The second development is less obvious, but perhaps even more significant. It is the post-Enlightenment change in the intellectual climate of the modern world in which the culturally conditioned values and assumptions of modern “science” came to be considered intellectual imperatives. Alexander of Cappodocia never could have imagined what historia was to become. Subjected to closer and more careful scrutiny, with the requirement of “proof,” people began to realize that the sites long associated with biblical events and people had precious little evidence to support their identification. What kind of evidence could be adduced to identify a site as the place where Jesus preached the Sermon on the Mount? The fact that more than one different site had come to be associated with the same biblical event aroused disbelief in many, eroding the credibility of pilgrimage. How is it, for example, that two sites in Jerusalem could mark the eternal resting place of Mary, the mother of Jesus? And how, if she were eternally resting in Jerusalem, could she also have been taken to Ephesus where pilgrim tradition insists that she lived the rest of her life?

In the modern world, questions that never nagged early pilgrims came to dominate modern scholars and pilgrims alike. Combined with the obvious commercialism of high volume tourism and the hucksterism it generated, the values and demands of the modern intellect cast pilgrimage in an increasingly negative light.

In 1867, Mark Twain took part in a well publicized “pilgrimage” to the Holy Lands. Displaying all the time bound values of his day, he tells of his experience in The Innocents Abroad. Assuming the mantle of an enlightened muckraker, he applied a hefty dose of Yankee skepticism to the enterprise of pilgrimage and exposed the practice of pilgrimage as simply high volume tourist gimcrackery with little intellectual credibility.

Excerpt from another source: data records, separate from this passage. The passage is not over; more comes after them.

# better-flow/better-flow

Measured on AMD Instinct MI355X. Metric: Mevents/s motion-compensated (warp→converged score), 1M-ev slice, 1/2/4/8 GPU, higher is better.
Workload: dtype f64

## Files before the change

better_flow_amd/csrc/bf_device_fns.h:

```cpp
#pragma once
#include <hip/hip_runtime.h>
#include <limits.h>

#include "bf_device.h"
#include "bf_kernels.h"
#include "../../include/bf_flow_color.h"
#include <math.h>
#include <math.h>

namespace bf {

__device__ __forceinline__ int trunc_x86(double v) { return bf_double_to_int_x86(v); }

__device__ __forceinline__ int trunc_scatter(double v) { return (v == v) ? __double2int_rz(v) : INT_MIN; }

__device__ __forceinline__ bool valid_px(float p) { return p > 1e-6f; }

__device__ __forceinline__ double div_10000(double x) {
    constexpr double R = 1.0 / 10000.0;
    const double q0 = x * R;
    const double r = fma(-q0, 10000.0, x);
    return fma(r, R, q0);
}
__device__ __forceinline__ float div_127(float x) {
    constexpr float R = 1.0f / 127.0f;
    const float q0 = x * R;
    const float r = fmaf(-q0, 127.0f, x);
    return fmaf(r, R, q0);
}

__device__ __forceinline__ double div_1e9(double x) {
    constexpr double R = 1.0 / 1000000000.0;
    const double q0 = x * R;
    const double r = fma(-q0, 1000000000.0, x);
    return fma(r, R, q0);
}

__device__ __forceinline__ double2 uv_from_n(double2 v) {
    const double len = hypot(v.x, v.y);
    const double speed = len / (127.0 / (double)(1000000000 / (1 * 10000)));
    double2 o;
    o.x = (len == 0) ? 0 : speed * v.x / len;
    o.y = (len == 0) ? 0 : speed * v.y / len;
    return o;
}

__device__ __forceinline__ double2 uv_from_n_nz(double2 v, double nz) {
    const double len = hypot(v.x, v.y);
    const double speed = len / (nz / (double)(1000000000 / (1 * 10000)));
    double2 o;
    o.x = (len == 0) ? 0 : speed * v.x / len;
    o.y = (len == 0) ? 0 : speed * v.y / len;
    return o;
}

__device__ __forceinline__ double pr_from_p(uint32_t fr, float prod) {
    return (double)fr - div_10000((double)prod);
}

__device__ __forceinline__ void warp_products(const WarpParams& wp, double pr_x, double pr_y, int32_t t, float2& q,
                                              double& nx, double& ny) {
    const double rx = pr_x - wp.cx, ry = pr_y - wp.cy;
    const double qx = wp.c * rx - wp.s * ry;
    const double qy = wp.s * rx + wp.c * ry;
    nx = ((-qx) * wp.div + (qx - rx)) + wp.dnx;
    ny = ((-qy) * wp.div + (qy - ry)) + wp.dny;
    const float kx = div_127((float)nx);
    const float ky = div_127((float)ny);
    const float ft = (float)t;
    q.x = kx * ft;
    q.y = ky * ft;
}

__device__ __forceinline__ int assign_pixel(const WarpParams& wp, uint32_t v, int32_t t, int scale, int x_sh, int y_sh, int wsx,
                                            int wsy, int C) {
    const uint32_t fx = v & 0xffffu, fy = v >> 16;
    float2 q;
    double nx, ny;
    warp_products(wp, (double)fx, (double)fy, t, q, nx, ny);
    const int X = trunc_scatter(pr_from_p(fx, q.x) * (double)scale + (double)x_sh);
    const int Y = trunc_scatter(pr_from_p(fy, q.y) * (double)scale + (double)y_sh);
    const int hs = scale / 2;
    if ((X >= wsx + hs) || (X < hs) || (Y >= wsy + hs) || (Y < hs)) return -1;
    return X * C + Y;
}

template <class T>
__device__ __forceinline__ T sload(const T* p) {
    static_assert(sizeof(T) % 4 == 0, "whole words");
    typedef const __attribute__((address_space(4))) uint32_t* cptr;
    const cptr src = reinterpret_cast<cptr>(reinterpret_cast<uintptr_t>(p));
    T out;
    uint32_t* dst = reinterpret_cast<uint32_t*>(&out);
#pragma unroll
    for (int i = 0; i < (int)(sizeof(T) / 4); ++i) dst[i] = src[i];
    return out;
}
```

Today, Christian pilgrimage is plagued by the same kind of commercial hucksterism Mark Twain made fun of and many Christians view pilgrimage to the Holy Lands with suspicion. And well they should, because most Christian travel to the Holy Lands is little more than an elaborate money transfer system—a high gloss scam, one part Wal-Mart, one part Amway. Christians embark on guided tours packing misguided theologies and today we inherit the illegitimate offspring of this illicit marriage. The Holy Land is rendered a biblical Disneyland. Thus, the need to redeem pilgrimage from commercial sightseeing and the mission of The Society for Biblical Studies.

Among its three distinct objectives, The Society for Biblical Studies seeks to redeem pilgrimage from the corrosive effects of commercial sightseeing. There are many dimensions to this goal, but the primary method of pursuing it is introducing the traveler to the contemporary dynamics, including issues of war and peace, in the places we visit. Commercial sightseeing, frequently in the service of political forces, seeks to insulate the tourist from contemporary realities. Tourists, cloistered in high volume, Western styled hotels and restricted to carefully selected sites, never truly encounter the culture where they travel, often not even sampling local cuisine. More often than not their only exposure to local people is their guide or bus driver. Until we encounter the people who live and work where we are traveling and allow them to tell their own stories, we have not begun to experience authentic pilgrimage.
What is the difference between a tourist and a pilgrim? Tourists pass through places, but pilgrims let places pass through them, allowing their hearts to be changed. Tourists seek comfort, pilgrims seek the cross, allowing themselves to hear the stories and experience the feelings of people faced with enormous challenges. Tourists ask questions about sites, pilgrims let sites ask them questions about personal responsibility in the face of obvious moral challenges. Tourists ask to walk where Jesus walked, pilgrims ask how Jesus walked.